What we're left wondering is why? Is it because teams have just decided to put the worst of the failed shortstops at 2B? I don't think so - it makes no sense, and I tend to require a preponderance of evidence before I believe teams are behaving in a wholly irrational fashion.

Well, we know why the CF pool tends to hit better - it's where you put the guys who failed at being shortstop on account of being left-handed. So it really comes down to a question of 2B and 3B.

To speak broadly - the guys who move from SS to 2B are the guys with the range to play SS but not the arm. The guys who move to 3B are the ones with the arm but not the range. (This makes one wonder about who the players are who are represented in the position switcher pool, doesn't it?)

What I'm not doing is requiring the positions (offense and defense) to be equal. If you take the average center fielder from 1955 (without correcting for skew, as I have) in a full season, in this system he'll probably be +5, assuming neutral defense. A left fielder is going to be more like a -2. So you aren't forcing everything to zero - center fielders as a group were more valuable than left fielders that year, and you're capturing that difference.
gmolyneux
9/08
Colin: Any chance you could add a version of the chart adjusting for MLB runs/PA? That would make it easier to see how the relative rankings of the positions changes over time.
DavidHNix
9/08
My hypothesis: Teams tend to move a guy from 3rd to 2nd because he doesn't have the arm for 3rd but is a better hitter than the other available 2nd basemen. They tend to move him from 2nd to 3rd because they have another guy who can hit big league pitching but doesn't have as good an arm. Historically, of course, judgments like "as good a glove" and "a better arm" have been largely subjective, and often meant no more than "reminds the manager of a guy he used to play with who played that position."
salvomania
9/08
Wait a minute... Wille Mays only played 458 games in CF during the 1950s? Where did he play during the other 600 games he appeared in that decade? And only six players in all of baseball played at least 500 games (3-1/2 full seasons) in CF?

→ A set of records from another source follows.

# simonsobs/Pixell.jl

Hardware: AMD Instinct MI355X
Metric: Mpix/s CAR bilinear reproject (Float64) + % HBM roofline, 1/2/4/8 MI355X (higher is better)
Workload: dtype f64

## Files before the change

pixell.jl_amd/csrc/pxl_kernels.hip:

```cpp
#include <hip/hip_runtime.h>

#include <algorithm>
#include <mutex>
#include <vector>
#include <cmath>
#include <cstdarg>
#include <cstdio>
#include <cstring>
#include <new>
#include <type_traits>

#include "pxl_device.h"

using namespace pxl;

static thread_local char g_err[512] = "";

static int fail(int code, const char* fmt, ...) {
    va_list ap;
    va_start(ap, fmt);
    vsnprintf(g_err, sizeof(g_err), fmt, ap);
    va_end(ap);
    return code;
}
// ... 1131 lines not shown
int pxl_reproject_execute_f32(pxl_reproject_plan* pl, const float* src, float* dst, void* stream) {
    int rc = pxl_reproject_build_tables(pl, stream);
    if (rc) return rc;
    return pxl_reproject_execute_rows_f32(pl, src, dst, 0, pl->dst_nrows, stream);
}

int pxl_reproject_plan_src_rows(const pxl_reproject_plan* pl, int64_t* lo, int64_t* hi) {
    if (!pl || !lo || !hi) return fail(PXL_EINVAL, "plan_src_rows: null argument");
    int64_t l = INT64_MAX, h = INT64_MIN;
    for (int64_t r = 0; r < pl->dst_nrows; ++r) {
        int64_t j0 = pl->h_yj0[pl->dst_row0 + r];
        for (int64_t j = j0; j <= j0 + 1; ++j)
            if (j >= 1 && j <= pl->ny) { if (j - 1 < l) l = j - 1; if (j > h) h = j; }
    }
    if (l > h) { l = 0; h = 0; }
    *lo = l; *hi = h;
    return PXL_OK;
}

int pxl_reproject_plan_rows_covered(const pxl_reproject_plan* pl, int64_t have_lo, int64_t have_hi, int64_t* lo,
                                    int64_t* hi) {
    if (!pl || !lo || !hi) return fail(PXL_EINVAL, "plan_rows_covered: null argument");
    int64_t best_lo = 0, best_hi = 0, cur_lo = -1;
    for (int64_t r = 0; r <= pl->dst_nrows; ++r) {
        bool ok = false;
        if (r < pl->dst_nrows) {
            int64_t j0 = pl->h_yj0[pl->dst_row0 + r];
            ok = true;
            for (int64_t j = j0; j <= j0 + 1; ++j)
                if (j >= 1 && j <= pl->ny && !(j - 1 >= have_lo && j - 1 < have_hi)) ok = false;
        }
        if (ok) { if (cur_lo < 0) cur_lo = r; }
        else if (cur_lo >= 0) {
            if (r - cur_lo > best_hi - best_lo) { best_lo = cur_lo; best_hi = r; }
            cur_lo = -1;
        }
    }
    *lo = best_lo; *hi = best_hi;
    return PXL_OK;
}

int pxl_comm_unique_id(void* id128) {
    if (!id128) return fail(PXL_EINVAL, "comm_unique_id: null buffer (PXL_COMM_ID_BYTES bytes)");
    const RcclApi& nc = rccl_api(true);
    if (!nc.ok) return fail(PXL_ENODEV, "comm_unique_id: RCCL not available: %s", nc.where);
    static_assert(sizeof(ncclUniqueId) == PXL_COMM_ID_BYTES, "ncclUniqueId size");
    ncclUniqueId id;
    ncclResult_t r = nc.GetUniqueId(&id);
    if (r != ncclSuccess) return fail(PXL_EHIP, "comm_unique_id: ncclGetUniqueId: %s", nc.GetErrorString(r));
    memcpy(id128, &id, sizeof id);
    return PXL_OK;
}
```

Or am I just misreading that chart???
cwyers
9/08
No, I made a mistake in preparing that chart. I have two different data sources for position played information, and I screwed up the data. My apologies, and I will get a corrected version out in a little while.

(For those who want a little more detail - official fielding stats don't break down between the outfielder positions, or at least didn't historically. So it's a bit convoluted to break down a player's games by position prior to the introduction of full play-by-play records. I mean, not so convoluted that I shouldn't have CAUGHT the mistake, but still.)
Clemente
9/08
Yes, the CF games played chart cannot be right. Not sure it effects the analysis, though.
beeker99
9/08
This is fascinating on a number of levels, but what I want to know is, when do we see the next part?
hotstatrat
9/08
Bill Bruton - Hall of Fame? One of us needs a fact check.
jwferg
9/09
Mays played an inning at shortstop in 1963. It was his first time with the Giants that he was not in CF.
lonechicken
9/09
Is it me or does that first table need to be changed a little. Say, make italics the indicator for Hall of Fame. Because the "keyword matching" scheme of this site will bold all the names the first time they appear, which it did.